I’ve been doing some research to figure out how I can spot a red flag while it’s in front of me, instead of in the rear view mirror.  And I’ve discovered five signs.

The first sign is when I begin to feel guilty putting my needs ahead of the other person.  I used to have a friend who seemed to be the unluckiest guy in the world.  When he had no money for food, I felt obligated to fill his freezer.  It took me awhile to recognize that the intention behind his sob stories was to monopolize me as though I was his only friend.  

The second sign is when I start writing down the stuff he’s said to me in order to prove I’m not crazy.   I know that I’m a writer, so making the list was my instinctive response to his textbook gaslighting.  Although it took me a minute to recognize it, I was able to escape the relationship before I got in too deep.

The third sign is when I communicate that I’m hurt, and he tells me that his mean comments were jokes, and that I have no sense of humor.  This was a no-win situation for me, and although I gave it a valiant effort, I came to realize that people define humor in different ways.  (Look at the styles of Don Rickles versus Nate Bargatze.)

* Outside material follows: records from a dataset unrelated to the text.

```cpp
__global__ __launch_bounds__(256) void conv_generic_kernel(convg_args a) {
  extern __shared__ __align__(16) float cg_win[];
  const int tid = threadIdx.x, w = blockIdx.x;
  int64_t row;
  int valid;
  window_span(a.wa, w, a.T, row, valid);
  const float *src = a.mel + row * a.n_mel;
  for (int i = tid; i < a.T * a.n_mel; i += 256) cg_win[i] = i < valid * a.n_mel ? src[i] : 0.f;
  __syncthreads();
  float *dst = a.feat + (size_t)w * a.OT * a.FEATP;
  const int feat_w = a.OF * a.C;
  for (int o = tid; o < a.OT * a.FEATP; o += 256) {
    const int t = o / a.FEATP, col = o - t * a.FEATP;
    float v = 0.f;
    if (col < feat_w) {
      const int f = col / a.C, c = col - f * a.C;
      float acc = 0.f;
      for (int kf = 0; kf < a.KF; ++kf) {
        const int im = f * a.SF - a.PF + kf;
        if (im < 0 || im >= a.n_mel) continue;
        for (int kt = 0; kt < a.KT; ++kt) {
          const int it = t * a.ST - a.PT + kt;
          if (it < 0 || it >= a.T) continue;
          acc = fmaf(cg_win[it * a.n_mel + im], a.wt[(size_t)(kf * a.KT + kt) * a.C + c], acc);
        }
      }
      v = fmaxf(acc + a.bias[c], 0.f);
    }
    dst[o] = v;
  }
}

struct grug_args {
  const float *gx;
// ... 354 lines not shown
```

Before: 914.8 million audio frames/s.

## Use 4x4x1 MFMA for remainder rows and split GRU sigmoid across lane pairs

The layer-2 input projection previously computed the 3 leftover time rows with full 16x16x4 MFMAs, which wasted most of the tile. These rows now go through 4x4x1f32 MFMAs with broadcast control bits, and their weights are prefetched per lane with a lag/lookahead software pipeline interleaved with the main tiles. Separately, the GRU step now evaluates one sigmoid per lane of each lane pair and exchanges the result with swap_pair, halving transcendental work at the cost of an extra cross-lane swap. The change adds extra global weight loads and more complex scheduling, and may raise register pressure.

```diff
diff --git a/wakeword-detection_amd/csrc/crnn.hip b/wakeword-detection_amd/csrc/crnn.hip
--- a/wakeword-detection_amd/csrc/crnn.hip
+++ b/wakeword-detection_amd/csrc/crnn.hip
@@ -238,8 +238,10 @@
   sz += swap_pair(sz);
   sr += swap_pair(sr);
   sc += swap_pair(sc);
-  const float z = fast_sigmoid(sz);
-  const float r = fast_sigmoid(sr);
+  const float own = fast_sigmoid(half ? sz : sr);
+  const float other = swap_pair(own);
+  const float z = half ? own : other;
+  const float r = half ? other : own;
   return gru_blend(z, h_own, gru_candidate(r, sc, gc));
 }
 
@@ -430,38 +432,70 @@
   return h_own;
 }
 
-#define CF_ROUND_L2(av_, rv_, b_, e_)                                                                  \
+#define L2_REM_COL(nt0_) ((nt0_) * 16 + (l2_lane < 48 ? l2_lane : l2_lane - 16))
+#define L2_REM_LANE(nt0_)                                                                            \
+  int l2_lane = lane;                                                                                \
+  asm volatile("" : "+v"(l2_lane));  \
+  unsigned wr_lane = (unsigned)(L2_REM_COL(nt0_) * 16);
+#define L2_REM_LOAD_W(wq_, wx2s_, kb_)                                                               \
+  _Pragma("unroll") for (int q = 0; q < 4; ++q) {                                                    \
+    pj_gptr wr_k = (pj_gptr)(wx2s_) + (size_t)((kb_) * 4 + q) * (192 * 16);                          \
+    asm("" : "+s"(wr_k));                                                                            \
+    asm("" : "+v"(wr_lane));                                                                         \
+    wq_[q] = pj_w_ld((pj_gptr4)(wr_k + wr_lane));                                                    \
+  }
+#define L2_ROUND_MAIN(av_, b_, e_)                                                                     \
   acc[0] = __builtin_amdgcn_mfma_f32_16x16x4f32(av_.e_, b_[0].e_, acc[0], 0, 0, 0);                     \
   acc[1] = __builtin_amdgcn_mfma_f32_16x16x4f32(av_.e_, b_[1].e_, acc[1], 0, 0, 0);                     \
-  acc[2] = __builtin_amdgcn_mfma_f32_16x16x4f32(av_.e_, b_[2].e_, acc[2], 0, 0, 0);                     \
-  rem[0] = __builtin_amdgcn_mfma_f32_16x16x4f32(rv_.e_, b_[0].e_, rem[0], 0, 0, 0);                     \
-  rem[1] = __builtin_amdgcn_mfma_f32_16x16x4f32(rv_.e_, b_[1].e_, rem[1], 0, 0, 0);                     \
-  rem[2] = __builtin_amdgcn_mfma_f32_16x16x4f32(rv_.e_, b_[2].e_, rem[2], 0, 0, 0);
+  acc[2] = __builtin_amdgcn_mfma_f32_16x16x4f32(av_.e_, b_[2].e_, acc[2], 0, 0, 0);
+#define L2_ROUND_REM(ra_, wq_, e_, ei_)                                                                \
+  rem = __builtin_amdgcn_mfma_f32_4x4x1f32(ra_, wq_[0].e_, rem, 4, 0 + ei_, 0);                         \
+  rem = __builtin_amdgcn_mfma_f32_4x4x1f32(ra_, wq_[1].e_, rem, 4, 4 + ei_, 0);                         \
+  rem = __builtin_amdgcn_mfma_f32_4x4x1f32(ra_, wq_[2].e_, rem, 4, 8 + ei_, 0);                         \
+  rem = __builtin_amdgcn_mfma_f32_4x4x1f32(ra_, wq_[3].e_, rem, 4, 12 + ei_, 0);
+#define L2_ROUND(LAG_, e_, ei_)                                                                      \
+  if (kb < 4) { L2_ROUND_MAIN(av, b, e_) }                                                           \
+  if (kb >= LAG_) { L2_ROUND_REM(ra, wk, e_, ei_) }
 
 #define L2_LOAD_W(bq_, wx2s_, nt0_)                                                                  \
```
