struct PackArgs {
  const __hip_bfloat16* w1; int w1_ld;
  const __hip_bfloat16* b1;
  const __hip_bfloat16* w2; int w2_ld;
  const __hip_bfloat16* b2;
  int obs_len, s1, n_actions, n_pass;
  uint4* w1f; float* b1f; uint4* w2f; float* b2f;
  int chunks1, chunks2;
  int f16;
  uint16_t* w1t; int w1t_ld;
  uint16_t* w2t; int w2t_ld;
};
__device__ __forceinline__ float bias_to_float(const __hip_bfloat16* b, int i, int f16) {
  return f16 ? __half2float(reinterpret_cast<const __half*>(b)[i]) : __bfloat162float(b[i]);
}
__host__ __device__ __forceinline__ int fused_logit(int col, int n_actions, int n_pass) {
  const int slot = col >> 6, c = col & 63, n = c >> 4, q = (c >> 2) & 3, j = c & 3;
  const int r16 = 4 * n + j;
  const int full_cap = 8 * n_pass;
  int action, atom;
  if (r16 < 12 || (r16 == 12 && q < 3)) {
    action = slot < full_cap ? slot : n_actions;
    if (action >= n_actions) return -1;
    atom = r16 < 12 ? 4 * r16 + q : 48 + q;
  } else {
    const int p = slot >> 3, w = slot & 7, f = w & 3;
    action = full_cap + 2 * p + (w >> 2);
    atom = r16 == 12 ? 13 * f + 12 : 13 * f + 4 * (r16 - 13) + q;
  }
  if (action >= n_actions || atom >= FK) return -1;
  return action * FK + atom;
}
__global__ __launch_bounds__(256) void actor_fused_pack_kernel(const PackArgs a) {
  const int id = static_cast<int>(blockIdx.x) * 256 + static_cast<int>(threadIdx.x);
  const __hip_bfloat16 zero = __float2bfloat16(0.f);
  if (id < a.chunks1) {
    const int lane = id & 63, nt = (id >> 6) & 31, s = id >> 11;
    const int unit = 16 * nt + (lane & 15), k0 = 32 * s + 8 * (lane >> 4);
    __hip_bfloat16 v[8];
#pragma unroll
    for (int i = 0; i < 8; ++i) v[i] = (k0 + i < a.obs_len) ? a.w1[static_cast<long long>(k0 + i) * a.w1_ld + unit] : zero;
    a.w1f[id] = *reinterpret_cast<const uint4*>(v);
    if (a.w1t) *reinterpret_cast<uint4*>(a.w1t + static_cast<size_t>(unit) * a.w1t_ld + k0) = *reinterpret_cast<const uint4*>(v);
    if (id < FH) a.b1f[id] = bias_to_float(a.b1, id, a.f16);
  } else if (id < a.chunks1 + a.chunks2) {
    const int id2 = id - a.chunks1;
    const int lane = id2 & 63, ntp = (id2 >> 6) & 31, s = (id2 >> 11) % S2, pass = (id2 >> 11) / S2;
    const int col = 16 * (32 * pass + ntp) + (lane & 15), k0 = 32 * s + 8 * (lane >> 4);
    const int lg = fused_logit(col, a.n_actions, a.n_pass);
    __hip_bfloat16 v[8];
#pragma unroll
    for (int i = 0; i < 8; ++i) v[i] = lg >= 0 ? a.w2[static_cast<long long>(k0 + i) * a.w2_ld + lg] : zero;
    a.w2f[id2] = *reinterpret_cast<const uint4*>(v);
    if (a.w2t && lg >= 0) *reinterpret_cast<uint4*>(a.w2t + static_cast<size_t>(lg) * a.w2t_ld + k0) = *reinterpret_cast<const uint4*>(v);
    if (s == 0 && (lane >> 4) == 0) a.b2f[col] = lg >= 0 ? bias_to_float(a.b2, lg, a.f16) : NEG_BIG;
  }
}

bool aligned16(const void* p) { return (reinterpret_cast<uintptr_t>(p) & 15u) == 0; }
int passes_for(int n_actions) { return (n_actions + 9) / 10; }

}

extern "C" {

int hb_actor_fused_supported(int32_t obs_len, int32_t hidden, int32_t n_actions, int32_t n_atoms) {
  return obs_len >= 1 && obs_len <= 4096 && hidden == FH && n_atoms == FK && n_actions >= 1 && n_actions <= 80 ? 1 : 0;
}

int hb_actor_fused_columns(int32_t n_actions, int32_t* phys_of_logit_host) {
  if (!phys_of_logit_host) return fail(HB_ERR_INVALID, "null argument");
  if (n_actions < 1 || n_actions > 80) return fail(HB_ERR_INVALID, "n_actions must be 1..80");
  const int np = passes_for(n_actions);
  for (int j = 0; j < n_actions * FK; ++j) phys_of_logit_host[j] = -1;
  for (int col = 0; col < 512 * np; ++col) {
    const int lg = fused_logit(col, n_actions, np);
    if (lg >= 0) phys_of_logit_host[lg] = col;
  }
  for (int j = 0; j < n_actions * FK; ++j)
    if (phys_of_logit_host[j] < 0) return fail(HB_ERR_INVALID, "internal: logit column %d has no physical column", j);
  return HB_OK;
}

int hb_actor_fused_sizes(int32_t obs_len, int32_t hidden, int32_t n_actions, int32_t n_atoms, int64_t* w1f_bytes, int64_t* w2f_bytes,
                         int32_t* b2f_floats) {
  if (!hb_actor_fused_supported(obs_len, hidden, n_actions, n_atoms)) return fail(HB_ERR_INVALID, "shape not covered by the fused actor kernel");
  const int s1 = 2 * ((obs_len + 63) / 64), np = passes_for(n_actions);
  if (w1f_bytes) *w1f_bytes = static_cast<int64_t>(32) * s1 * 64 * 16;
  if (w2f_bytes) *w2f_bytes = static_cast<int64_t>(32) * np * S2 * 64 * 16;
  if (b2f_floats) *b2f_floats = 512 * np;
  return HB_OK;
}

The fourth sign is when they do anything to avoid expressing empathy or compassion.  Some people think that being cool and being cold are the same thing.  I recognized this when my “friend” couldn’t even give me a hug after I experienced a death in my family.    

The fifth sign is when I would feel lonely even though I was sitting in the same room with him.   Whether he was occupying the island of his recliner chair, or we were sharing the couch,  I would look at him and wonder “who is this stranger in my living room?”  I seem to be a magnet for this type of guy, and even when I express the need, it isn’t received with any sort of response, let alone understanding.

Okay, I’ve bared my soul.  It’s your turn.  Are you ready to take a hard look at your own relationship?  Can you admit to one or more red flags that you’ve missed?

If so, now what?

Well, there are lots of choices, and I know this because I’ve tried them all.  You can bury your own needs and continue to live with the red flag(s).  Or you can “schedule” some difficult conversations.  You can get some counseling.  Or you might just decide you’re ready to leave the relationship.  

Obviously, my need to research the subject prior to writing this blog speaks volumes.  I’ve beaten myself up and I’ve also validated my choices. But at the end of the day, I’ve realized that I need to trust my gut.  Please do the same.